• Directions for this task: Repeat the stretch of entries below from the line with "const uint16_t *__restrict__ chunk_words, const" through the line with "uint64_t *__restrict__ total_w)". Include both ends and add nothing.

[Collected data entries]
#define PB_THREADS 1024u
#define PB_WAVES (PB_THREADS / WAVE)
#define PB_ASM_BLOCKS 32u
#ifndef PB_PAIR_STRIDE
#define PB_PAIR_STRIDE 133u
#endif
static_assert(PB_PAIR_STRIDE % 2u == 1u && PB_PAIR_STRIDE >= 129u && PB_PAIR_STRIDE <= 255u, "odd, a row holds the 128 window bytes, a byte of the dot product");
__device__ __forceinline__ void packb_emit(uint64_t *stage, uint64_t val, uint32_t len, uint32_t pos) {
    const uint64_t v = val << ((64u - len) & 63u);
    const uint32_t q = pos >> 6, sh = pos & 63u;
    atomicOr(reinterpret_cast<unsigned long long *>(&stage[q]), (unsigned long long)(v >> sh));
    atomicOr(reinterpret_cast<unsigned long long *>(&stage[q + 1]), (unsigned long long)((v << 1) << (63u - sh)));
}
template <typename Flush>
__device__ __forceinline__ uint32_t packb_chunk(const uint4 &cw, const uint32_t *__restrict__ s_pair, const uint32_t *__restrict__ s_enc8,
                                                const uint8_t *__restrict__ s_len8, uint64_t *stage, uint32_t staged, bool &fast_tier, Flush &&flush) {
    const uint32_t w[4] = {cw.x, cw.y, cw.z, cw.w};
    {
        constexpr uint32_t K = 0x40404040u;
        const uint32_t inw = (w[0] + K) & (w[1] + K) & (w[2] + K) & (w[3] + K) & 0x80808080u;
        uint32_t e[8];
#pragma unroll
        for (int k = 0; k < 4; k++) {
            const uint32_t m = w[k] & 0x7F7F7F7Fu;
            const uint32_t a0 = __builtin_amdgcn_udot4(m, PB_PAIR_STRIDE << 8 | 1u, 0u, false) << 2;
            const uint32_t a1 = __builtin_amdgcn_udot4(m, (PB_PAIR_STRIDE << 8 | 1u) << 16, 0u, false) << 2;
            e[2 * k] = *reinterpret_cast<const uint32_t *>(reinterpret_cast<const uint8_t *>(s_pair) + a0);
            e[2 * k + 1] = *reinterpret_cast<const uint32_t *>(reinterpret_cast<const uint8_t *>(s_pair) + a1);
        }
        const uint32_t emin = min(min(min(e[0], e[1]), min(e[2], e[3])), min(min(e[4], e[5]), min(e[6], e[7])));
        uint64_t O[2];
        uint32_t OL[2];
#pragma unroll
        for (int i = 0; i < 2; i++) {
            const uint32_t l0 = e[4 * i] & 31u, l1 = e[4 * i + 1] & 31u, l2 = e[4 * i + 2] & 31u, l3 = e[4 * i + 3] & 31u;
            const uint64_t qa = ((uint64_t)(e[4 * i] >> 5) << l1) | (e[4 * i + 1] >> 5);
            const uint64_t qb = ((uint64_t)(e[4 * i + 2] >> 5) << l3) | (e[4 * i + 3] >> 5);
            const uint32_t lb = l2 + l3;
            OL[i] = l0 + l1 + lb;
            O[i] = (qa << (lb & 63u)) | qb;
        }
        const bool fast = inw == 0x80808080u && emin != 0u && OL[0] <= 64u && OL[1] <= 64u;
        if (!__builtin_amdgcn_ballot_w64(!fast)) {
            const uint32_t bits = OL[0] + OL[1];
            const uint32_t incl = wave_incl_scan(bits);
            const uint32_t total_bits = (uint32_t)__builtin_amdgcn_readlane((int)incl, WAVE - 1);
            const uint32_t pos = 32u * staged + incl - bits;
            packb_emit(stage, O[0], OL[0], pos);
            packb_emit(stage, O[1], OL[1], pos + OL[0]);
            fast_tier = true;
            return (total_bits + 31u) >> 5;
        }
    }
    fast_tier = false;
    flush();
    uint64_t P[8];
    uint32_t PL[8];
#pragma unroll
    for (int k = 0; k < 8; k++) {
        const uint32_t pr = (w[k >> 1] >> (16 * (k & 1))) & 0xFFFFu;
        const uint32_t b0 = pr & 0xFFu, b1 = pr >> 8;
        const uint32_t l1 = s_len8[b1];
        P[k] = ((uint64_t)s_enc8[b0] << l1) | s_enc8[b1];
        PL[k] = (uint32_t)s_len8[b0] + l1;
    }
    uint64_t Q[4];
    uint32_t QL[4];
    bool fit_q = true;
#pragma unroll
    for (int j = 0; j < 4; j++) {
        QL[j] = PL[2 * j] + PL[2 * j + 1];
        Q[j] = (P[2 * j] << (PL[2 * j + 1] & 63u)) | P[2 * j + 1];
        fit_q &= QL[j] <= 64u;
    }
    const bool fit_o = QL[0] + QL[1] <= 64u && QL[2] + QL[3] <= 64u;
    const uint32_t bits = QL[0] + QL[1] + QL[2] + QL[3];
    const uint32_t incl = wave_incl_scan(bits);
    const uint32_t total_bits = (uint32_t)__builtin_amdgcn_readlane((int)incl, WAVE - 1);
    uint32_t pos = incl - bits;
    if (!__builtin_amdgcn_ballot_w64(!fit_o)) {
#pragma unroll
        for (int i = 0; i < 2; i++) {
            const uint32_t len = QL[2 * i] + QL[2 * i + 1];
            if (len) packb_emit(stage, (Q[2 * i] << (QL[2 * i + 1] & 63u)) | Q[2 * i + 1], len, pos);
            pos += len;
        }
    } else if (!__builtin_amdgcn_ballot_w64(!fit_q)) {
#pragma unroll
        for (int j = 0; j < 4; j++) {
            if (QL[j]) packb_emit(stage, Q[j], QL[j], pos);
            pos += QL[j];
        }
    } else {
#pragma unroll
        for (int k = 0; k < 8; k++) {
            if (PL[k]) packb_emit(stage, P[k], PL[k], pos);
            pos += PL[k];
        }
    }
    return (total_bits + 31u) >> 5;
}
#define PB_SCAN_GROUPS 4096u
template <bool SCAN>
__global__ __launch_bounds__(PB_THREADS) void k_pack_b(const uint16_t *__restrict__ codes, uint64_t n, const uint32_t *__restrict__ g_enc,
                                                        const uint16_t *__restrict__ chunk_words, const uint64_t *__restrict__ group_off, szk_mode mode,
                                                        uint32_t sym_add, const szk_state *__restrict__ state, uint8_t *__restrict__ payload,
                                                        szk_asm_params ap, uint32_t pack_blocks, uint32_t split, szk_role_params rp, uint32_t only_sampled,
                                                        const uint32_t *__restrict__ group_sums, uint32_t n_groups, uint64_t *__restrict__ group_off_w,
                                                        uint64_t *__restrict__ total_w) {
    constexpr int STAGE_WORDS = SZH_CHUNK_SYMS * SZH_MAX_LEN / 32 + 4;
    constexpr uint32_t PB_BATCH = 4;
    constexpr int UNIT_STAGE = PB_BATCH * 128 + 8;
    static_assert(2 * UNIT_STAGE >= STAGE_WORDS && UNIT_STAGE % 2 == 0, "the unit's stage also holds one chunk of the slow tiers");
    __shared__ __align__(16) uint32_t s_pair[PB_PAIR_STRIDE * 128];
    __shared__ uint32_t s_enc8[256];
    __shared__ uint8_t s_plen8[256];
    __shared__ __align__(16) uint64_t s_stage[PB_WAVES][UNIT_STAGE];
    __shared__ __align__(16) uint32_t s_goff[SCAN ? PB_SCAN_GROUPS : 4u];
    __shared__ uint32_t s_gw[PB_WAVES];
    __shared__ uint64_t s_total;
    static_assert(sizeof(s_pair) + sizeof(s_enc8) + sizeof(s_plen8) + sizeof(s_stage) + sizeof(s_goff) + sizeof(s_gw) + sizeof(s_total) + 1024 <= 160 * 1024,
                  "k_pack_b's LDS must fit one compute unit");
    auto load_sums = [&]() -> uint4 {
        const uint32_t g0 = 4u * threadIdx.x;
        uint4 q = make_uint4(0u, 0u, 0u, 0u);
        if (g0 < n_groups) q = *reinterpret_cast<const uint4 *>(group_sums + g0);
        q.y = g0 + 1u < n_groups ? q.y : 0u;
        q.z = g0 + 2u < n_groups ? q.z : 0u;
        q.w = g0 + 3u < n_groups ? q.w : 0u;
        return q;
    };
    if ((only_sampled & SZK_PACKB_ONLY_SAMPLED) && !(ap.samp_words && ap.samp_words[SZK_SAMP_READY] && szk_is_narrow(mode))) return;
    const uint32_t roles = rp.on ? ROLE_BLOCKS : 0u;
    if (blockIdx.x < roles) {
        if (threadIdx.x >= 256u) return;
        if (blockIdx.x != 0) role_sort(rp, ap, blockIdx.x == 2, reinterpret_cast<uint8_t *>(s_pair));
        return;
    }
    const uint32_t asm_blocks = gridDim.x - roles - pack_blocks;
    if (blockIdx.x >= roles + pack_blocks) {
        const uint32_t ab = blockIdx.x - roles - pack_blocks;
        if (SCAN && ab == 0) {
            const uint4 q = load_sums();
            const uint32_t ws = wave_sum(q.x + q.y + q.z + q.w);
            if (lane_id() == 0) s_gw[threadIdx.x / WAVE] = ws;
            __syncthreads();
            if (threadIdx.x == 0) {
                uint64_t t = 0;
                for (uint32_t w = 0; w < PB_WAVES; w++) t += s_gw[w];
                s_total = t;
            }
        }
        assemble_body(ap, (uint64_t)ab * PB_THREADS + threadIdx.x, (uint64_t)asm_blocks * PB_THREADS, SCAN ? &s_total : nullptr);
        if (!ap.lists_by_roles) assemble_lists(ap, (uint64_t)ab * PB_THREADS + threadIdx.x, (uint64_t)asm_blocks * PB_THREADS);
        return;
    }
    const uint32_t bid = blockIdx.x - roles;
    if (!szk_is_narrow(mode)) return;
    const uint64_t n_full = n / SZH_CHUNK_SYMS, n_chunks = (n + SZH_CHUNK_SYMS - 1) / SZH_CHUNK_SYMS;
    (void)split;
    const uint32_t wv = (uint32_t)__builtin_amdgcn_readfirstlane((int)(threadIdx.x / WAVE));
    const uint64_t wave_gid = (uint64_t)bid * PB_WAVES + wv, nwaves = (uint64_t)pack_blocks * PB_WAVES;
    const int lane = lane_id();
    const uint8_t *c8 = reinterpret_cast<const uint8_t *>(codes) + (uint64_t)lane * ENC_PER_LANE;
    uint64_t *stage = s_stage[wv];
    uint32_t *out_base = reinterpret_cast<uint32_t *>(payload + state->off.bitstream);
    const uint64_t n_units = (n_full + PB_BATCH - 1) / PB_BATCH;
#ifdef SZ3HIP_LAB
    const bool lab_nost = (only_sampled & SZK_PACKB_LAB_NO_STORES) != 0, lab_nold = (only_sampled & SZK_PACKB_LAB_ONE_UNIT) != 0;
#else
    constexpr bool lab_nost = false, lab_nold = false;
#endif
    struct unit_regs {
        uint4 c[PB_BATCH];
        uint32_t fr;
        uint64_t go;
    };
    auto load_unit_mem = [&](unit_regs &r, uint64_t u) {
        const uint64_t c_lo = u * PB_BATCH, grp = c_lo / PACK_GROUP;
#pragma unroll
        for (uint32_t j = 0; j < PB_BATCH; j++) {
            uint64_t ch = c_lo + j < n_full ? c_lo + j : n_full - 1;
            if (lab_nold) ch %= 4 * nwaves;
            r.c[j] = *reinterpret_cast<const uint4 *>(c8 + ch * SZH_CHUNK_SYMS);
        }
        const uint64_t ci = grp * PACK_GROUP + (uint32_t)lane;
        r.fr = chunk_words[ci < n_chunks ? ci : n_chunks - 1];
        if (!SCAN) r.go = group_off[grp];
    };
    auto load_unit = [&](unit_regs &r, uint64_t u) {
        load_unit_mem(r, u);
        if (SCAN) r.go = s_goff[(u * PB_BATCH) / PACK_GROUP];
    };
    uint32_t *const stage32 = reinterpret_cast<uint32_t *>(stage);
    uint4 *const stage128 = reinterpret_cast<uint4 *>(stage);
    typedef uint32_t u32x4_dw __attribute__((ext_vector_type(4), aligned(4)));
    auto copy_out = [&](uint32_t *out, uint32_t nw) {
        const uint32_t tail = nw & 3u, w_t = (nw & ~3u) + (uint32_t)lane;
        if ((uint32_t)lane < tail) {
            const uint32_t v = stage32[w_t ^ 1u];
            if (!lab_nost || v == 0x12345678u) out[w_t] = __builtin_bswap32(v);
        }
        __builtin_amdgcn_wave_barrier();
#pragma unroll
        for (uint32_t t = 0; t < PB_BATCH; t++) {
            const uint32_t i = t * WAVE + (uint32_t)lane;
            if (4u * i < nw) {
                const uint4 v = stage128[i];
                stage128[i] = make_uint4(0u, 0u, 0u, 0u);
                if (4u * i + 4u <= nw && (!lab_nost || v.x == 0x12345678u)) {
                    u32x4_dw o;
                    o.x = __builtin_bswap32(v.y);
                    o.y = __builtin_bswap32(v.x);
                    o.z = __builtin_bswap32(v.w);
                    o.w = __builtin_bswap32(v.z);
                    *reinterpret_cast<u32x4_dw *>(out + 4u * i) = o;
                }
            }
        }
        __builtin_amdgcn_wave_barrier();
    };
    uint32_t *pend_out = out_base;
    uint32_t pend = 0;
    auto copy_pending = [&]() {
        if (pend) {
            __builtin_amdgcn_fence(__ATOMIC_RELEASE, "workgroup");
            __builtin_amdgcn_wave_barrier();
            copy_out(pend_out, pend);
            pend = 0;
        }
    };
    auto pack_unit = [&](const unit_regs &r, uint64_t unit) {
        const uint64_t c_lo = unit * PB_BATCH;
        const uint32_t first = (uint32_t)(c_lo % PACK_GROUP);
        const uint64_t go = SCAN ? (uint64_t)(uint32_t)__builtin_amdgcn_readfirstlane((int)(uint32_t)r.go) : r.go;
        uint32_t *out = out_base + go + wave_sum((uint32_t)lane < first ? r.fr : 0u);
        __builtin_amdgcn_sched_barrier(0);
        copy_pending();
        uint32_t staged = 0;
        auto flush = [&]() {
            if (staged) {
                __builtin_amdgcn_fence(__ATOMIC_RELEASE, "workgroup");
                __builtin_amdgcn_wave_barrier();
                copy_out(out, staged);
                out += staged;
                staged = 0;
            }
        };
#pragma unroll
        for (uint32_t j = 0; j < PB_BATCH; j++) {
            if (c_lo + j < n_full) {
                bool fast_tier;
                const uint32_t nwords = packb_chunk(r.c[j], s_pair, s_enc8, s_plen8, stage, staged, fast_tier, flush);
                if (fast_tier) {
                    staged += nwords;
                } else {
                    __builtin_amdgcn_fence(__ATOMIC_RELEASE, "workgroup");
                    __builtin_amdgcn_wave_barrier();
                    for (uint32_t i = 2 * lane; i < nwords + 2; i += 2 * WAVE) {
                        const uint64_t v = stage[i >> 1];
                        stage[i >> 1] = 0;
                        if (lab_nost && v != 0x123456789abcdefull) continue;
                        if (i < nwords) out[i] = __builtin_bswap32((uint32_t)(v >> 32));
                        if (i + 1 < nwords) out[i + 1] = __builtin_bswap32((uint32_t)v);
                    }
                    __builtin_amdgcn_wave_barrier();
                    out += nwords;
                }
            }
        }
        pend_out = out;
        pend = staged;
    };
    uint64_t unit = wave_gid;
    unit_regs ra, rb;
    uint4 gq = make_uint4(0u, 0u, 0u, 0u);
    uint32_t g_mine = 0, g_incl = 0;
    if (SCAN) gq = load_sums();
    load_unit_mem(ra, unit < n_units ? unit : n_units - 1);
    if (SCAN) {
        g_mine = gq.x + gq.y + gq.z + gq.w;
        g_incl = wave_incl_scan(g_mine);
        if (lane == WAVE - 1) s_gw[wv] = g_incl;
    }
    if (threadIdx.x < 256u) {
        const uint32_t e = g_enc[threadIdx.x != 255u ? threadIdx.x + sym_add : 0u];
        s_enc8[threadIdx.x] = e >> 5;
        s_plen8[threadIdx.x] = (uint8_t)(e & 31u);
    }
    for (int i = lane; i < UNIT_STAGE; i += WAVE) stage[i] = 0;
    __syncthreads();
    if (SCAN) {
        uint32_t run = g_incl - g_mine;
        for (uint32_t w = 0; w < PB_WAVES; w++) run += w < wv ? s_gw[w] : 0u;
        const uint4 o = make_uint4(run, run + gq.x, run + gq.x + gq.y, run + gq.x + gq.y + gq.z);
        reinterpret_cast<uint4 *>(s_goff)[threadIdx.x] = o;
        if (bid == 0) {
            const uint32_t g0 = 4u * threadIdx.x, ov[4] = {o.x, o.y, o.z, o.w};
#pragma unroll
            for (uint32_t k = 0; k < 4; k++)
                if (g0 + k < n_groups) group_off_w[g0 + k] = ov[k];
            if (threadIdx.x == PB_THREADS - 1u) *total_w = (uint64_t)run + g_mine;
        }
    }
    for (uint32_t i = threadIdx.x; i < PB_PAIR_STRIDE * 128u; i += PB_THREADS) {
        const uint32_t i1 = i / PB_PAIR_STRIDE, i0 = i - i1 * PB_PAIR_STRIDE;
        const uint32_t t0 = i0 < 64u ? i0 + 128u : i0 & 127u, t1 = i1 < 64u ? i1 + 128u : i1;
        const uint32_t l0 = s_plen8[t0], l1 = s_plen8[t1];
        const uint32_t len = l0 + l1;
        s_pair[i] = (i0 < 128u && l0 && l1 && len <= 27u) ? ((((s_enc8[t0] << l1) | s_enc8[t1]) << 5) | len) : 0u;
    }
    __syncthreads();
    if (SCAN) ra.go = s_goff[((unit < n_units ? unit : n_units - 1) * PB_BATCH) / PACK_GROUP];
    while (unit < n_units) {
        uint64_t nu = unit + nwaves;
        load_unit(rb, nu < n_units ? nu : unit);
        __builtin_amdgcn_sched_barrier(0);
        pack_unit(ra, unit);
        unit = nu;
        if (unit >= n_units) break;
        nu = unit + nwaves;
        load_unit(ra, nu < n_units ? nu : unit);
        __builtin_amdgcn_sched_barrier(0);
        pack_unit(rb, unit);
        unit = nu;
    }
    copy_pending();
    if (n_full < n_chunks && wave_gid == 0) {
        const uint64_t base = n_full * SZH_CHUNK_SYMS + (uint64_t)lane * ENC_PER_LANE;
        const uint8_t *cb = reinterpret_cast<const uint8_t *>(codes);
        uint32_t bits = 0;
        uint64_t P[8];
        uint32_t PL[8];
#pragma unroll
        for (int k = 0; k < 8; k++) {
            const uint64_t i0 = base + 2 * k, i1 = i0 + 1;
            const uint32_t b0 = i0 < n ? cb[i0] : 0u, b1 = i1 < n ? cb[i1] : 0u;
            const uint32_t l0 = i0 < n ? s_plen8[b0] : 0u, l1 = i1 < n ? s_plen8[b1] : 0u;
            P[k] = ((uint64_t)(i0 < n ? s_enc8[b0] : 0u) << l1) | (i1 < n ? s_enc8[b1] : 0u);
            PL[k] = l0 + l1;
            bits += PL[k];
        }
        const uint32_t incl = wave_incl_scan(bits);
        const uint32_t total_bits = (uint32_t)__builtin_amdgcn_readlane((int)incl, WAVE - 1);
        uint32_t pos = incl - bits;
#pragma unroll
        for (int k = 0; k < 8; k++) {
            if (PL[k]) packb_emit(stage, P[k], PL[k], pos);
            pos += PL[k];
        }
        const uint32_t nwords = (total_bits + 31u) >> 5;
        const uint64_t grp = n_full / PACK_GROUP;
        const uint32_t cin = (uint32_t)(n_full % PACK_GROUP);
        uint32_t bp = (uint32_t)lane < cin ? chunk_words[grp * PACK_GROUP + lane] : 0u;
        const uint32_t before = wave_sum(bp);
        __builtin_amdgcn_fence(__ATOMIC_RELEASE, "workgroup");
        __builtin_amdgcn_wave_barrier();
        uint32_t *out = out_base + (SCAN ? (uint64_t)s_goff[grp] : group_off[grp]) + before;
        for (uint32_t i = lane; i < nwords; i += WAVE) out[i] = __builtin_bswap32((uint32_t)(stage[i >> 1] >> ((i & 1u) ? 0 : 32)));
    }
}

• Written response:
                                                        const uint16_t *__restrict__ chunk_words, const uint64_t *__restrict__ group_off, szk_mode mode,
                                                        uint32_t sym_add, const szk_state *__restrict__ state, uint8_t *__restrict__ payload,
                                                        szk_asm_params ap, uint32_t pack_blocks, uint32_t split, szk_role_params rp, uint32_t only_sampled,
                                                        const uint32_t *__restrict__ group_sums, uint32_t n_groups, uint64_t *__restrict__ group_off_w,
                                                        uint64_t *__restrict__ total_w) {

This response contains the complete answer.